In short: Andy without achievement = unloveable, Andy with achievement = loveable

From the messages I received from others in the tech industry in response to my original tweet storm, it was clear I wasn’t the only one whose outward success was masking an internal disharmony that was persistent, disruptive, and approaching unbearable.

So, I’d like to do something about that by sharing what I’ve learned about mental health from the perspective of a patient with multiple clinical diagnoses and from the perspective of someone whose external demeanor masked my internal suffering.

Importantly, I want to do so as clearly and practically as possible. Much of what I read about mental health touches on the superficial aspects of it and isn’t rooted in the direct truth of what it really takes to heal, within a modern context, especially when attempting to rewrite the fundamental aspects of one’s own psychology that were established during their formative years.

At the time of writing this I’ve invested 10,000+ hours and $200k+ of my own money on individual therapy, group therapy, various medications, psychedelic-assisted psychotherapy, more than a month in a tier 1 psychiatric institute, and a long list of various mind-body-spirit practices (e.g. yoga, somatic sensing, acupuncture, etc). I’m continuing to explore both new and ancient modalities since my healing work is not done. I hope to continue writing about those experiences as they unfold.

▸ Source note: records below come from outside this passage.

template <int NPROD>
__global__ void __launch_bounds__(TC_THREADS, 1)
conv64_halo_kernel(const __grid_constant__ CUtensorMap tm_a_hi, const __grid_constant__ CUtensorMap tm_a_lo,
                   const __grid_constant__ CUtensorMap tm_b_hi, const __grid_constant__ CUtensorMap tm_b_lo, const TcHaloParams p) {
  constexpr int NSPLIT = NPROD == 3 ? 2 : 1;
  constexpr int SLOTS = halo_slots(NPROD);
  extern __shared__ __align__(1024) uint8_t smem_raw[];
  uint8_t* smem = reinterpret_cast<uint8_t*>((reinterpret_cast<uintptr_t>(smem_raw) + 1023) & ~uintptr_t(1023));
  uint8_t* smem_b = smem;
  uint8_t* smem_a = smem + NSPLIT * HALO_B_PLANE;
  __shared__ __align__(8) uint64_t full_bar[SLOTS], empty_bar[SLOTS], b_full;
  __shared__ int s_last;
  __shared__ __align__(16) float s_stage[TC_CONSUMERS / 32][EPI_WARP_FLOATS];
  __shared__ __align__(16) float s_part[2][8][64];

  pdl_trigger();
  const int warp = __shfl_sync(0xffffffffu, threadIdx.x >> 5, 0), lane = threadIdx.x & 31;
  if (threadIdx.x == 0) {
    for (int s = 0; s < SLOTS; ++s) { mbar_init(smem_u32(&full_bar[s]), 1); mbar_init(smem_u32(&empty_bar[s]), TC_CONSUMERS / 32); }
    mbar_init(smem_u32(&b_full), 1);
    fence_barrier_init();
    tma_prefetch_desc(&tm_a_hi); tma_prefetch_desc(&tm_b_hi);
    if (NSPLIT == 2) { tma_prefetch_desc(&tm_a_lo); tma_prefetch_desc(&tm_b_lo); }
  }
  __syncthreads();
  pdl_wait();

  auto tile_of = [&](int t, int& n, int& h0, int& w0) {
    const int tw = t % p.tiles_w; const int q = t / p.tiles_w;
    const int th = q % p.tiles_h; n = q / p.tiles_h;
    h0 = th * HALO_TH; w0 = tw * HALO_TW;
  };

  if (warp == TC_PRODUCER_WARP) {
    if (lane == 0) {
      const uint32_t bb = smem_u32(&b_full);
      mbar_expect_tx(bb, NSPLIT * HALO_B_PLANE);
#pragma unroll 1
      for (int tap = 0; tap < 9; ++tap) {
        tma_load_2d(smem_u32(smem_b + tap * HALO_B_TAP), &tm_b_hi, bb, tap * 64, 0);
        if (NSPLIT == 2) tma_load_2d(smem_u32(smem_b + HALO_B_PLANE + tap * HALO_B_TAP), &tm_b_lo, bb, tap * 64, 0);
      }
      uint32_t g = 0;
      constexpr int PF = 2;
      for (int j = 0; j < PF; ++j) {
        const int tp = blockIdx.x + j * gridDim.x;
        if (tp < p.n_tiles) {
          int n, h0, w0;
          tile_of(tp, n, h0, w0);
          tma_prefetch_l2_4d(&tm_a_hi, 0, h0 - 1, w0 - 1, n);
          if (NSPLIT == 2) tma_prefetch_l2_4d(&tm_a_lo, 0, h0 - 1, w0 - 1, n);
        }
      }
      for (int t = blockIdx.x; t < p.n_tiles; t += gridDim.x) {
        int n, h0, w0;
        {
          const int tp = t + PF * gridDim.x;
          if (tp < p.n_tiles) {
            tile_of(tp, n, h0, w0);
            tma_prefetch_l2_4d(&tm_a_hi, 0, h0 - 1, w0 - 1, n);
            if (NSPLIT == 2) tma_prefetch_l2_4d(&tm_a_lo, 0, h0 - 1, w0 - 1, n);
          }
        }
        tile_of(t, n, h0, w0);
#pragma unroll
        for (int pl = 0; pl < NSPLIT; ++pl, ++g) {
          const int s = g % SLOTS;
          mbar_wait(smem_u32(&empty_bar[s]), ((g / SLOTS) & 1) ^ 1);
          const uint32_t bar = smem_u32(&full_bar[s]);
          mbar_expect_tx(bar, HALO_BOX_BYTES);
          tma_load_4d(smem_u32(smem_a + s * HALO_SLOT), pl == 0 ? &tm_a_hi : &tm_a_lo, bar, 0, h0 - 1, w0 - 1, n);
        }
      }
    }
  } else {
    const int wg = warp >> 2, w = warp & 3;
    const int ga = lane >> 3, gb = lane & 7;
    const bool stats = p.epi.fin.a.acc != nullptr;
    const bool bstats = p.epi.bst.fin.a.acc != nullptr;
    double* const sum_acc = bstats ? p.epi.bst.fin.a.acc : p.epi.fin.a.acc;
    float* const st = s_stage[warp];
    mbar_wait(smem_u32(&b_full), 0);
    const uint64_t bd_hi = gmma_desc_k(smem_u32(smem_b));
    const uint64_t bd_lo = gmma_desc_k(smem_u32(smem_b + HALO_B_PLANE));
    const uint32_t a_wg = (uint32_t)(8 * wg * HALO_BH * 128);
    float acc[32], accx[32];
    uint32_t g = 0;
    for (int t = blockIdx.x; t < p.n_tiles; t += gridDim.x) {
      int n, h0, w0;
      tile_of(t, n, h0, w0);
      const int s_hi = g % SLOTS;
      {
        mbar_wait(smem_u32(&full_bar[s_hi]), (g / SLOTS) & 1);
        wgmma_fence();
        const uint64_t a0 = gmma_desc_k(smem_u32(smem_a + s_hi * HALO_SLOT) + a_wg, HALO_BH * 128);
#pragma unroll
        for (int tap = 0; tap < 9; ++tap) {
#pragma unroll
          for (int k = 0; k < 4; ++k) {
            const uint64_t ad = a0 + (uint64_t)((((tap % 3) * HALO_BH + tap / 3) * 128 + k * 32) >> 4);
            const uint64_t boff = (uint64_t)((tap * HALO_B_TAP + k * 32) >> 4);
            if (NPROD == 3) Wgmma<64>::mma<0>(accx, ad, bd_lo + boff, (tap | k) != 0);
            Wgmma<64>::mma<0>(acc, ad, bd_hi + boff, (tap | k) != 0);
          }
        }
        wgmma_commit();
        ++g;
      }
      if (NPROD == 3) {
        const int s = g % SLOTS;
        mbar_wait(smem_u32(&full_bar[s]), (g / SLOTS) & 1);
        const uint64_t a0 = gmma_desc_k(smem_u32(smem_a + s * HALO_SLOT) + a_wg, HALO_BH * 128);
#pragma unroll
        for (int tap = 0; tap < 9; ++tap) {
#pragma unroll
          for (int k = 0; k < 4; ++k)
            Wgmma<64>::mma<0>(accx, a0 + (uint64_t)((((tap % 3) * HALO_BH + tap / 3) * 128 + k * 32) >> 4),
                              bd_hi + (uint64_t)((tap * HALO_B_TAP + k * 32) >> 4), 1);
        }
        wgmma_commit();
        wgmma_wait<1>();
        if (lane == 0) mbar_arrive(smem_u32(&empty_bar[s_hi]));
        ++g;
      }
      wgmma_wait<0>();
      fence_acc(acc);
      if (NPROD == 3) { fence_acc(accx); add_cross(acc, accx); }
      if (lane == 0) mbar_arrive(smem_u32(&empty_bar[(g - 1) % SLOTS]));

      const size_t pix0 = ((size_t)n * p.H + h0 + EPI_ROWS * (ga & 1)) * p.W + (w0 + 8 * wg + 2 * w + (ga >> 1));
      const size_t row_stride = (size_t)p.W * 64;
      const int grp = n / p.epi.imgs_per_group;
#pragma unroll
      for (int c = 0; c < 2; ++c) {
        float4 v[EPI_ROWS];
        stage_chunk(acc, c, st, lane, v);
        float4 s1 = make_float4(0.f, 0.f, 0.f, 0.f), s2 = s1;
        conv_epilogue_rows(p.epi, v, pix0 * 64 + gb * 4 + c * 32, row_stride, EPI_ROWS, c * 32 + gb * 4, 64, grp, s1, s2);
        if (stats || bstats) {
          colsum_lane_groups(s1, s2);
          if (ga == 0) {
            *reinterpret_cast<float4*>(&s_part[0][warp][c * 32 + gb * 4]) = s1;
            *reinterpret_cast<float4*>(&s_part[1][warp][c * 32 + gb * 4]) = s2;
          }
        }
      }
      if (stats || bstats) {
        named_barrier(3, TC_CONSUMERS);
        if (threadIdx.x < 128) {
          const int col = threadIdx.x & 63, k = threadIdx.x >> 6;
          float s8 = 0.f;
#pragma unroll
          for (int q = 0; q < 8; ++q) s8 += s_part[k][q][col];
          red_add_f64(sum_acc + (size_t)(grp * 2 + k) * 64 + col, (double)s8);
        }
        named_barrier(3, TC_CONSUMERS);
      }
    }
    conv_epilogue_finalize(p.epi, 64, &s_last, 3);
  }
}

struct TcWgradParams {
  double* dwp;
  int N, H, W, Cin, Cout;
  int taps_w, dil, stride;
  int tiles_h, tiles_w;
  int total_kb;
  int n_co, n_ci, n_tiles;
  int chunks;
};

struct WgradItem { int co0, ci0, tap, kb0, kb1; };
__device__ __forceinline__ WgradItem wgrad_item(const TcWgradParams& p, int idx, int bn) {
  const int c = idx / p.n_tiles;
  int t = idx - c * p.n_tiles;
  WgradItem it;
  it.co0 = (t % p.n_co) * 128; t /= p.n_co;
  it.ci0 = (t % p.n_ci) * bn;
  it.tap = t / p.n_ci;
  it.kb0 = (int)((int64_t)c * p.total_kb / p.chunks);
  it.kb1 = (int)((int64_t)(c + 1) * p.total_kb / p.chunks);
  return it;
}

template <int BN, int NPROD>
__global__ void __launch_bounds__(TC_WIDE_THREADS, 1)
wgrad_tc_kernel(const __grid_constant__ CUtensorMap tm_dy_hi, const __grid_constant__ CUtensorMap tm_dy_lo,
                const __grid_constant__ CUtensorMap tm_x_hi, const __grid_constant__ CUtensorMap tm_x_lo,
                const TcWgradParams p) {
  constexpr int NSPLIT = NPROD == 3 ? 2 : 1;
  constexpr int B_BYTES = BN * TC_BLOCK_K * 2;
  constexpr int STAGE_BYTES = NSPLIT * (TC_A_BYTES + B_BYTES);
  constexpr int STAGES = (192 * 1024) / STAGE_BYTES >= 8 ? 8 : (192 * 1024) / STAGE_BYTES;
  static_assert(STAGES >= 2, "pipeline needs at least two stages");

  extern __shared__ __align__(1024) uint8_t smem_raw[];
  uint8_t* smem = reinterpret_cast<uint8_t*>((reinterpret_cast<uintptr_t>(smem_raw) + 1023) & ~uintptr_t(1023));
  __shared__ __align__(8) uint64_t full_bar[STAGES];
  __shared__ __align__(8) uint64_t empty_bar[STAGES];
  __shared__ __align__(16) float s_stage[TC_CONSUMERS / 32][EPI_WARP_FLOATS];

  pdl_trigger();
  const int warp = __shfl_sync(0xffffffffu, threadIdx.x >> 5, 0), lane = threadIdx.x & 31;
  const int total_items = p.chunks * p.n_tiles;
  const int half = p.taps_w >> 1;

  if (threadIdx.x == 0) {
    for (int s = 0; s < STAGES; ++s) { mbar_init(smem_u32(&full_bar[s]), 1); mbar_init(smem_u32(&empty_bar[s]), TC_CONSUMERS / 32); }
    fence_barrier_init();
    tma_prefetch_desc(&tm_dy_hi); tma_prefetch_desc(&tm_x_hi);
    if (NSPLIT == 2) { tma_prefetch_desc(&tm_dy_lo); tma_prefetch_desc(&tm_x_lo); }
  }
  __syncthreads();
  pdl_wait();

  if (warp >= TC_PRODUCER_WARP) {
    setmaxnreg_dec<40>();
    if (warp == TC_PRODUCER_WARP && lane == 0) {
      uint32_t g = 0;
      for (int idx = blockIdx.x; idx < total_items; idx += gridDim.x) {
        const WgradItem it = wgrad_item(p, idx, BN);
        const int r = it.tap / p.taps_w, sx = it.tap - r * p.taps_w;
        const int dh = (r - half) * p.dil, dw = (sx - half) * p.dil;
        for (int kb = it.kb0; kb < it.kb1; ++kb, ++g) {
          const int s = g % STAGES;
          mbar_wait(smem_u32(&empty_bar[s]), ((g / STAGES) & 1) ^ 1);
          const int tw = kb % p.tiles_w, q = kb / p.tiles_w;
          const int th = q % p.tiles_h, n = q / p.tiles_h;
          const int h0 = th * TC_SUB_H, w0 = tw * TC_SUB_W;
          const int hh = h0 * p.stride + dh, ww = w0 * p.stride + dw;
          uint8_t* stg = smem + (size_t)s * STAGE_BYTES;
          const uint32_t bar = smem_u32(&full_bar[s]);
          mbar_expect_tx(bar, STAGE_BYTES);
#pragma unroll
          for (int hf = 0; hf < 2; ++hf) {
            tma_load_4d(smem_u32(stg + hf * TC_SUB_BYTES), &tm_dy_hi, bar, it.co0 + 64 * hf, w0, h0, n);
            if (NSPLIT == 2) tma_load_4d(smem_u32(stg + TC_A_BYTES + hf * TC_SUB_BYTES), &tm_dy_lo, bar, it.co0 + 64 * hf, w0, h0, n);
          }
#pragma unroll
          for (int part = 0; part < BN / 64; ++part) {
            tma_load_4d(smem_u32(stg + NSPLIT * TC_A_BYTES + part * TC_SUB_BYTES), &tm_x_hi, bar, it.ci0 + 64 * part, ww, hh, n);
            if (NSPLIT == 2)
              tma_load_4d(smem_u32(stg + 2 * TC_A_BYTES + B_BYTES + part * TC_SUB_BYTES), &tm_x_lo, bar, it.ci0 + 64 * part, ww, hh, n);
          }
        }
      }
    }
  } else {
    setmaxnreg_inc<232>();
    const int wg = warp >> 2, w = warp & 3;
    float* const st = s_stage[warp];
    float acc[BN / 2], accx[BN / 2];
    uint32_t g = 0;
    for (int idx = blockIdx.x; idx < total_items; idx += gridDim.x) {
      const WgradItem it = wgrad_item(p, idx, BN);
      if (it.co0 + 64 * wg >= p.Cout) {
        for (int kb = it.kb0; kb < it.kb1; ++kb, ++g) {
          mbar_wait(smem_u32(&full_bar[g % STAGES]), (g / STAGES) & 1);
          if (lane == 0) mbar_arrive(smem_u32(&empty_bar[g % STAGES]));
        }
      } else {
        conv_tc_mainloop<BN, BN, NPROD, STAGES, 1>(acc, accx, it.kb1 - it.kb0, g, full_bar, empty_bar, smem, wg, lane);
        double* const dst = p.dwp + ((size_t)it.tap * p.Cout + it.co0 + 64 * wg + 16 * w) * p.Cin + it.ci0 + lane;
#pragma unroll
        for (int c = 0; c < BN / 32; ++c) {
          stage_write(acc, c, st, lane);
#pragma unroll
          for (int i = 0; i < 16; ++i) red_add_f64(dst + (size_t)i * p.Cin + 32 * c, (double)st[i * EPI_STRIDE + lane]);
          __syncwarp();
        }
      }
    }
  }
}

struct TcWgradHaloParams {
  double* dwp;
  int N, H, W;
  int tiles_h, tiles_w, n_tiles;
};
constexpr int WGH_CONSUMERS = 384;
constexpr int WGH_THREADS = WGH_CONSUMERS + 32;
constexpr int WGH_X_SLOT = HALO_SLOT;
constexpr int WGH_DY_BYTES = 128 * 128;
__host__ __device__ constexpr int wgh_off(int tap) { return (tap % 3) * HALO_BH + tap / 3; }
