@@ -239,6 +279,17 @@
     }
 #undef T16_LAUNCH_G711
 #undef T16_LAUNCH
+    return hipGetLastError();
+}
+
+extern "C" hipError_t vadk_launch_silero_v5_t16_pair(const vadk::StepParams *p, hipStream_t stream) {
+    (void)hipGetLastError();
+    const int tiles = (p->n + MT16 - 1) / MT16;
+    if (tiles <= 0) return hipSuccess;
+    if (p->T != 1 || p->variant != 0 || p->fmt < 0 || p->fmt > 2) return hipErrorInvalidValue;
+    const vadk::RateParams none{};
+    if (p->fmt == 0) hipLaunchKernelGGL((silero_v5_pair16<true>), dim3((tiles + 1) / 2), dim3(2 * vadk::NTHREADS), 0, stream, V5_ARGS, none);
+    else hipLaunchKernelGGL((silero_v5_pair16<false>), dim3((tiles + 1) / 2), dim3(2 * vadk::NTHREADS), 0, stream, V5_ARGS, none);
     return hipGetLastError();
 }
 
diff --git a/cutter_vad_amd/csrc/silero_v5_t16_body.h b/cutter_vad_amd/csrc/silero_v5_t16_body.h
--- a/cutter_vad_amd/csrc/silero_v5_t16_body.h
+++ b/cutter_vad_amd/csrc/silero_v5_t16_body.h
@@ -6,31 +6,38 @@
     static_assert(!(RS && K8), "the fused resampler feeds the 16 kHz model");
     static_assert(!SCAN || (!RS && !ONE), "a scan is the frame-loop form on audio in HBM");
     static_assert(CH == 1 || (CH == 2 && SCAN), "two interleaved channels: whole recordings only");
+    static_assert(!PAIR || (ONE && !RS && !K8 && !G711 && !SCAN), "paired tiles: one-frame calls of the 16 kHz model, float32 / int16");
     constexpr int QL = K8 ? 8 : 16;
     constexpr int CS = 4 * QL;
     constexpr int PP = K8 ? 24 : 48;
-    __shared__ f32x4 lds[T_LDS_F4 + (RS ? MT16 * FQ : 0) + (F32IN ? T_FLAG_F4 : 0)];
-    f32x4 *const RX = lds;
-    f32x4 *const RE = lds + T_ROW_E * QSD;
-    f32x4 *const RP0 = lds + T_ROW_E0 * QSD;
-    f32x4 *const RH = lds + T_ROW_H * QSD;
+    constexpr int LDS_HALF = T_LDS_F4 + (RS ? MT16 * FQ : 0) + (F32IN ? T_FLAG_F4 : 0);
+    static_assert(!PAIR || 2 * LDS_HALF * 16 <= 160 * 1024, "both halves' LDS on one CU");
+    __shared__ f32x4 lds[(PAIR ? 2 : 1) * LDS_HALF];
+    const int hf = PAIR ? __builtin_amdgcn_readfirstlane((int)threadIdx.x >> 8) : 0;
+    f32x4 *const ldsH = PAIR ? lds + hf * LDS_HALF : lds;
+    [[maybe_unused]] f32x4 *const ldsO = PAIR ? lds + (1 - hf) * LDS_HALF : lds;
+    f32x4 *const RX = ldsH;
+    f32x4 *const RE = ldsH + T_ROW_E * QSD;
+    f32x4 *const RP0 = ldsH + T_ROW_E0 * QSD;
+    f32x4 *const RH = ldsH + T_ROW_H * QSD;
     float *const headp = reinterpret_cast<float *>(RH + T_ROWS_H * QSD);
     float *const nyqv = headp + 64;
     float *const fcor = nyqv + 48;
     constexpr int FCOR_SINK = 144;
     SmSlot *const smL = reinterpret_cast<SmSlot *>(fcor + 144 + 64);
     f32x4 *const biasL = reinterpret_cast<f32x4 *>(smL + MT16);
-    uint8_t *const flagL = reinterpret_cast<uint8_t *>(lds + T_LDS_F4 + (RS ? MT16 * FQ : 0));
-
-    const int tid = threadIdx.x;
+    uint8_t *const flagL = reinterpret_cast<uint8_t *>(ldsH + T_LDS_F4 + (RS ? MT16 * FQ : 0));
+
+    const int tid = PAIR ? (int)threadIdx.x & 255 : (int)threadIdx.x;
     const int lane = tid & 63;
     const int w = __builtin_amdgcn_readfirstlane(tid >> 6);
+    [[maybe_unused]] const int tilei = PAIR ? 2 * (int)blockIdx.x + hf : (int)blockIdx.x;
     if constexpr (!RS) STAMP(19);
     const int n = lane & 15;
     const int kq = lane >> 4;
     const int nq = kq * QSD + n;
     const int nqL = kq * QSL + n;
-    const int vcol = (int)blockIdx.x * MT16 + n;
+    const int vcol = (PAIR ? tilei : (int)blockIdx.x) * MT16 + n;
     int gf = vcol;
     bool live = vcol < KP(n);
     if constexpr (RS) {
@@ -41,7 +48,7 @@
         gf = s0 + vcol - vs;
         live = vcol < R.total;
     }
-    const int tile0 = (int)blockIdx.x * MT16;
+    const int tile0 = (PAIR ? tilei : (int)blockIdx.x) * MT16;
     int slot, ncol = 0;
     uint32_t obase = 0;
     if constexpr (SCAN) {
@@ -93,7 +100,7 @@
     XQ xa_[4], xb_[4], xc_[4];
     constexpr bool XCARRY = !RS && !K8;
 #define X_K0(c) ((XCARRY && (c) > 0) ? 2 : 0)
-    f32x4 *const F4 = lds + T_LDS_F4;
+    f32x4 *const F4 = ldsH + T_LDS_F4;
     uint32_t xq0 = 0;
     [[maybe_unused]] uint32_t xmode = 0;
     if constexpr (SCAN) {
@@ -207,6 +214,8 @@
     f32x4 xw[X3_NR][3];
 #define X3_LDR(blk, slot) _Pragma("unroll") for (int p_ = 0; p_ < 3; ++p_) xw[(slot) % X3_NR][p_] = WL((blk) + p_);
 #define X3_LD(B, u) X3_LDR((B) + 3 * (u), (u))
+#define X3_LDP(B, v) X3_LDR((B) + 3 * (8 * ((v) >> 2) + 2 * ((v) & 3) + hf), (v))
+#define X3_LDU(B, u) if constexpr (PAIR) { X3_LDP(B, u) } else { X3_LD(B, u) }
 #define X3_LDX(blk, slot) _Pragma("unroll") for (int p_ = 0; p_ < 3; ++p_) xw[(slot) % X3_NR][p_] = WX((blk) + p_);
 #define X3_LDY(blk, slot) _Pragma("unroll") for (int p_ = 0; p_ < 3; ++p_) xw[(slot) % X3_NR][p_] = WY((blk) + p_);
 #define H_FIRSTX(tt)                                                                                            \
@@ -216,7 +225,7 @@
     }
 #define H_FIRST(L, tt, WITHX)                                                                                   \
     {                                                                                                           \
-        _Pragma("unroll") for (int u_ = 0; u_ < X3_D; ++u_) { X3_LD((L) + LSTM_X3_HALF_BLOCKS, u_) }             \
+        _Pragma("unroll") for (int u_ = 0; u_ < X3_D; ++u_) { X3_LDU((L) + LSTM_X3_HALF_BLOCKS, u_) }            \
         if constexpr (WITHX) H_FIRSTX(tt)                                                                       \
         SB();                                                                                                   \
         if constexpr (RS) { X_ISSUE(2, xc_, tt) SB(); }                                                         \
@@ -544,6 +553,7 @@
         int ws_stft = o_stft, ws_x0 = o_x0, ws_y1 = o_y1, ws_e2 = o_e2, ws_e3 = o_e3, ws_l = o_l, ws_x3 = o_x3;
         asm volatile("" : "+s"(ws_stft), "+s"(ws_x0), "+s"(ws_y1), "+s"(ws_e2), "+s"(ws_e3), "+s"(ws_l), "+s"(ws_x3));
         f32x4 G[8];
+        [[maybe_unused]] f32x4 Gp[4][2];
         {
             const int wh = ws_x3 + LSTM_X3_HALF_BLOCKS;
             f32x4 xcA, xcB;
@@ -651,8 +661,13 @@
             if constexpr (RS) H_FIRST(ws_x3, t, true)
             {
                 const f32x4 *const bq = biasL + 32 * w + kq;
+                if constexpr (PAIR) {
+#pragma unroll
+                    for (int k = 0; k < 4; ++k) Gp[k][0] = Gp[k][1] = bq[k * 8 + hf * 4];
+                } else {
 #pragma unroll
                 for (int k = 0; k < 8; ++k) G[k] = bq[(k >> 1) * 8 + (k & 1) * 4];
+                }
             }
             __syncthreads();
             STAMP(31);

I’m not sure where this first post will take me. Perhaps it’ll fizzle out and feel like this stage of my healing is done in a few months and I’ll stop writing. Or, it may touch a nerve that rallies much more public discussion and support for others within tech that are quietly suffering inside while seeking to manage the rest of their life. We’ll see…

All I know is that I have an urge to open up about my mental health challenges and that the urge won’t subside unless I entertain it, become wildly vulnerable in a way that I haven’t before, and talk about mental health from a patient’s point-of-view. It simply feels like something I have to do for now, so I’m going to do it.

In advance, I want to thank those of you who read this for your support and encouragement as I attempt to heal out loud and in public. I hope that I get to know you more and that we can undertake the task of healing together.